Hadamard overlap test

The authors claim that "conditioning the measurement on the ancilla qubit to yield the $|\boldsymbol{0}\rangle$ state, we can perform the depth-two Overlap circuit between registers S1 and S2 to get": \begin{equation} \begin{aligned} P(0) &=\frac{1}{2}\left(\left\langle\mathbf{0}\left|U^{\dagger} V\right| \mathbf{0}\right\rangle\left\langle\mathbf{0}\left|V^{\dagger} U\right| \mathbf{0}\right\rangle\right.+\left\langle\mathbf{0}\left|U^{\dagger} A_{l^{\prime}} A_{l} V\right| \mathbf{0}\right\rangle\left\langle\mathbf{0}\left|V^{\dagger} A_{l}^{\dagger} A_{l^{\prime}}^{\dagger} U\right| \mathbf{0}\right\rangle \\ &\left.+\operatorname{Re}\left[\left\langle\mathbf{0}\left|U^{\dagger} A_{l} V\right| \mathbf{0}\right\rangle\left\langle\mathbf{0}\left|V^{\dagger} A_{l^{\prime}}^{\dagger} U\right| \mathbf{0}\right\rangle\right]\right) \end{aligned} \end{equation}

$|\boldsymbol{0}\rangle$ represents a vector of 0 qubits, those making up the registers $S_1$ or $S_2$. I can't understand how to derive this result.
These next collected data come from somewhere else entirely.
# masafumiendo/benchnav

Measured on AMD Instinct MI355X. Metric: MPPI solve-steps/sec (K=1024,T=50,256x256 map), higher is better.
Workload: dtype f32

## Files before the change

benchnav_amd/csrc/mppi_capi.cpp:

```cpp
#include "mppi_handle.h"

#include <algorithm>
#include <atomic>
#include <cmath>
#include <chrono>
#include <cstdarg>
#include <cstdio>
#include <cstdlib>
#include <cstring>
#include <cerrno>
#include <sys/stat.h>
#include <fcntl.h>
#include <sys/file.h>
#include <unistd.h>
#include <map>
#include <mutex>
#include <string>
#include <vector>

namespace bn {
namespace host {

static bool wave_kernel_is_faster(const bn::SolveParams &p, size_t resident_role_wgs, int n_cus)
{
// ... 58 lines not shown
    case BN_BUF_USTAR: return B * T * 2 * 4;
    case BN_BUF_XSTAR: return B * (T + 1) * 3 * 4;
    case BN_BUF_MEAN: return B * T * 2 * 4;
    case BN_BUF_MAP: return (size_t)h->n_maps * G * G * 4;
    case BN_BUF_GOAL: return B * 2 * 4;
    case BN_BUF_USTAR_XSTAR: return (B * T * 2 + B * (T + 1) * 3) * 4;
    default: return 0;
    }
}

int ensure_scratch(bn_mppi *h, size_t bytes)
{
    if (bytes <= h->scratch_bytes) return BN_OK;
    if (h->d_scratch) BN_HIP(hipFree(h->d_scratch));
    h->d_scratch = nullptr;
    h->scratch_bytes = 0;
    BN_HIP(hipMalloc(&h->d_scratch, bytes));
    h->scratch_bytes = bytes;
    return BN_OK;
}

int flush_tail(bn_mppi *h, float *out_copy)
{
    if (h->shard_tail_inflight) {
        BN_HIP(hipStreamWaitEvent(h->stream, h->ev_shard_tail[h->shard_tail_slot], 0));
        h->shard_tail_inflight = false;
    }
    if (!h->tail_pending) return BN_OK;
    bn::SolveParams p = h->p;
    p.out_copy = out_copy;
    const int cur3 = (int)((h->solves - 1) % kSlots);
    p.part = h->d_part[cur3]; p.cost = h->d_cost[cur3]; p.state = h->d_state_copy[cur3];
    if (h->ticket_mode) {
        p.tail_merged = 1;
        p.ustar_prev = h->d_ustar2[cur3]; p.stats_prev = h->d_stats2[cur3];
    }
    p.tail_solve = h->solves - 1;
    if (h->in_episode) {
        p.env_on = 1;
        p.ep_index = h->ep_len - 1;
        p.env_z = h->ep_z ? h->ep_z + (size_t)(h->ep_len - 1) * p.B : nullptr;
    }
    p.flag_tail = h->d_flags + kSlots * (size_t)p.B * bn::kFlagStride;
    h->tails += 1;
    if (h->overlap_used) p.err_dev = reinterpret_cast<int *>(h->d_flags + ((kSlots + 1) * (size_t)p.B + 2) * bn::kFlagStride);
    if (int rc = guard_foreign_overlap(h)) return rc;
    BN_HIP(bn::launch_finish(p, h->stream));
    h->tail_pending = false;
    return BN_OK;
}

int check_instance(const bn_mppi *h, int32_t instance, bool allow_all)
{
    if (!h) return fail(BN_ERR_INVALID, "null handle");
    if (instance == -1 && allow_all) return BN_OK;
    if (instance < 0 || instance >= h->p.B)
        return fail(BN_ERR_INVALID, "instance %d out of range [0,%d)", instance, h->p.B);
    return BN_OK;
}

void journal_arm_states(bn_mppi *h)
{
    if (h->replaying) return;
    h->snap_slot = h->journal.size();
    h->arm_state_snap = h->snap_slot < h->snap_cap;
}

void journal_push(bn_mppi *h, bn_mppi::BatchRec r, bool replayable)
{
    if (h->replaying) return;
    if (!h->last_batch_overlapped && h->journal.empty()) return;
    if (!replayable || h->journal.size() >= std::min(kJournalCap, h->snap_cap) || h->snap_slot != h->journal.size()) { h->journal_lost = true; h->journal.clear(); return; }
    r.states = h->d_state_snaps + h->snap_slot * (size_t)h->p.B * 3;
    if (!h->journal_lost) h->journal.push_back(r);
}

static int recover_overlap(bn_mppi *h)
{
    for (int q = 0; q < kMaxStreams - 1; ++q)
        if (h->xstream[q]) BN_HIP(hipStreamSynchronize(h->xstream[q]));
    BN_HIP(hipStreamSynchronize(h->stream));
    BN_HIP(hipMemset(h->d_flags, 0, ((kSlots + 1) * (size_t)h->p.B + 3) * bn::kFlagStride * sizeof(unsigned long long)));
    if (h->d_ticket) BN_HIP(hipMemset(h->d_ticket, 0, (size_t)h->p.B * 65 * 4));
    for (int q = 0; q < kSlots; ++q) h->pub[q] = 0;
    h->tails = 0;
    h->prev_published = false;
    h->tail_pending = false;
#ifdef BN_EXPERIMENTS
    fprintf(stderr, "[bn] expired wait: counter %d (B=%d: [slot][b] below %d, tails above) need %d seen %d | solve %d block (%d,%d) have_prev/overlap/cur_slot %d wait_part*1000+wait_tail %d | host: solves %llu tails %llu pub %llu %llu %llu %llu\n",
            h->h_err[8], h->p.B, kSlots * h->p.B, h->h_err[9], h->h_err[10], h->h_err[11], h->h_err[12], h->h_err[13], h->h_err[14], h->h_err[15],
            (unsigned long long)h->solves, (unsigned long long)h->tails, (unsigned long long)h->pub[0], (unsigned long long)h->pub[1], (unsigned long long)h->pub[2], (unsigned long long)h->pub[kSlots - 1]);
#endif
    h->overlap_off = true;
    h->overlap_used = false;
    h->arm_snap = false;
    h->arm_state_snap = false;
    h->in_episode = false;
    *h->h_err = 0;
    std::vector<bn_mppi::BatchRec> recs;
    recs.swap(h->journal);
    const bool lost = h->journal_lost || recs.empty();
    h->journal_lost = false;
    if (lost)
        return fail(BN_ERR_HIP, "an overlapped launch gave up waiting for its predecessor's partials and the batches since the last "
                                "synchronisation point cannot be re-run: their results are invalid; this handle runs its launches on one "
                                "stream from now on");
    BN_HIP(hipMemcpy(h->d_mean, h->d_mean_snap, (size_t)h->p.B * h->p.T * 2 * 4, hipMemcpyDeviceToDevice));
    h->solves = h->journal_solves0;
    h->replaying = true;
    int rc = BN_OK;
    for (const auto &r : recs) {
        rc = r.episode ? bn_mppi_episode_async(h, r.n, r.states, BN_MEM_DEVICE, r.eps, r.noise, r.eps_ring, r.eps_stride, r.z)
                       : bn_mppi_solve_n_async(h, r.n, r.states, BN_MEM_DEVICE, r.eps, r.noise, r.eps_ring, r.eps_stride);
        if (rc != BN_OK) break;
    }
    if (rc == BN_OK) rc = flush_tail(h);
    h->replaying = false;
    if (rc != BN_OK) return rc;
    BN_HIP(hipStreamSynchronize(h->stream));
    h->recoveries += 1;
    (void)fail(BN_OK, "warning: an overlapped launch gave up waiting for its predecessor's partials; %zu batch(es) were re-run on one "
                      "stream (results are valid now; this handle no longer overlaps its launches)", recs.size());
    return BN_OK;
}
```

In particular, I have the following questions:

  • What are we exactly measuring by $P(0)$? From the circuit, it seems like all the qubits are measured, and that is also the case when you do a swap test according to the reference above. I initially thought that $P(0)$ is the probability of getting 0 in the ancilla, but this should not be the case, because otherwise what is the effect of the CNOT and H performed? What I mean is that the gates inside the box are not controlled on the ancilla, so they cannot change the outcome of the ancilla.
  • How do you get to this result? Below is my attempt and what I achieved so far

\begin{equation} \begin{aligned} & |0 \rangle |\boldsymbol{0} \rangle |\boldsymbol{0} \rangle \xrightarrow{V, U} |0 \rangle V|\boldsymbol{0} \rangle U|\boldsymbol{0} \rangle \xrightarrow{H}\frac{1}{\sqrt{2}}\left(|0 \rangle +|1 \rangle \right)V|\boldsymbol{0} \rangle U|\boldsymbol{0} \rangle \xrightarrow{A_l, A_{l'}^{\dagger}}\\ &\frac{1}{\sqrt{2}}\left(|0 \rangle V|\boldsymbol{0} \rangle U|\boldsymbol{0} \rangle +|1 \rangle A_lV|\boldsymbol{0} \rangle A_{l'}^{\dagger}U|\boldsymbol{0} \rangle \right) \xrightarrow{H}\\ & \frac{1}{2}\left[|0 \rangle(V|\boldsymbol{0} \rangle U|\boldsymbol{0} \rangle +A_lV|\boldsymbol{0} \rangle A_{l'}^{\dagger}U|\boldsymbol{0} \rangle )+|1 \rangle (V|\boldsymbol{0} \rangle U|\boldsymbol{0} \rangle -A_lV|\boldsymbol{0} \rangle A_{l'}^{\dagger}U|\boldsymbol{0} \rangle )\right] \end{aligned} \end{equation} Now, one measures the ancilla, if it results in a 0 state, the system collapses in \begin{equation} \frac{1}{2}(V|\boldsymbol{0} \rangle U|\boldsymbol{0} \rangle +A_lV|\boldsymbol{0} \rangle A_{l'}^{\dagger}U|\boldsymbol{0} \rangle) \end{equation} How does one implement the the CNOTs and H now? What are the further steps that yields the results of the authors?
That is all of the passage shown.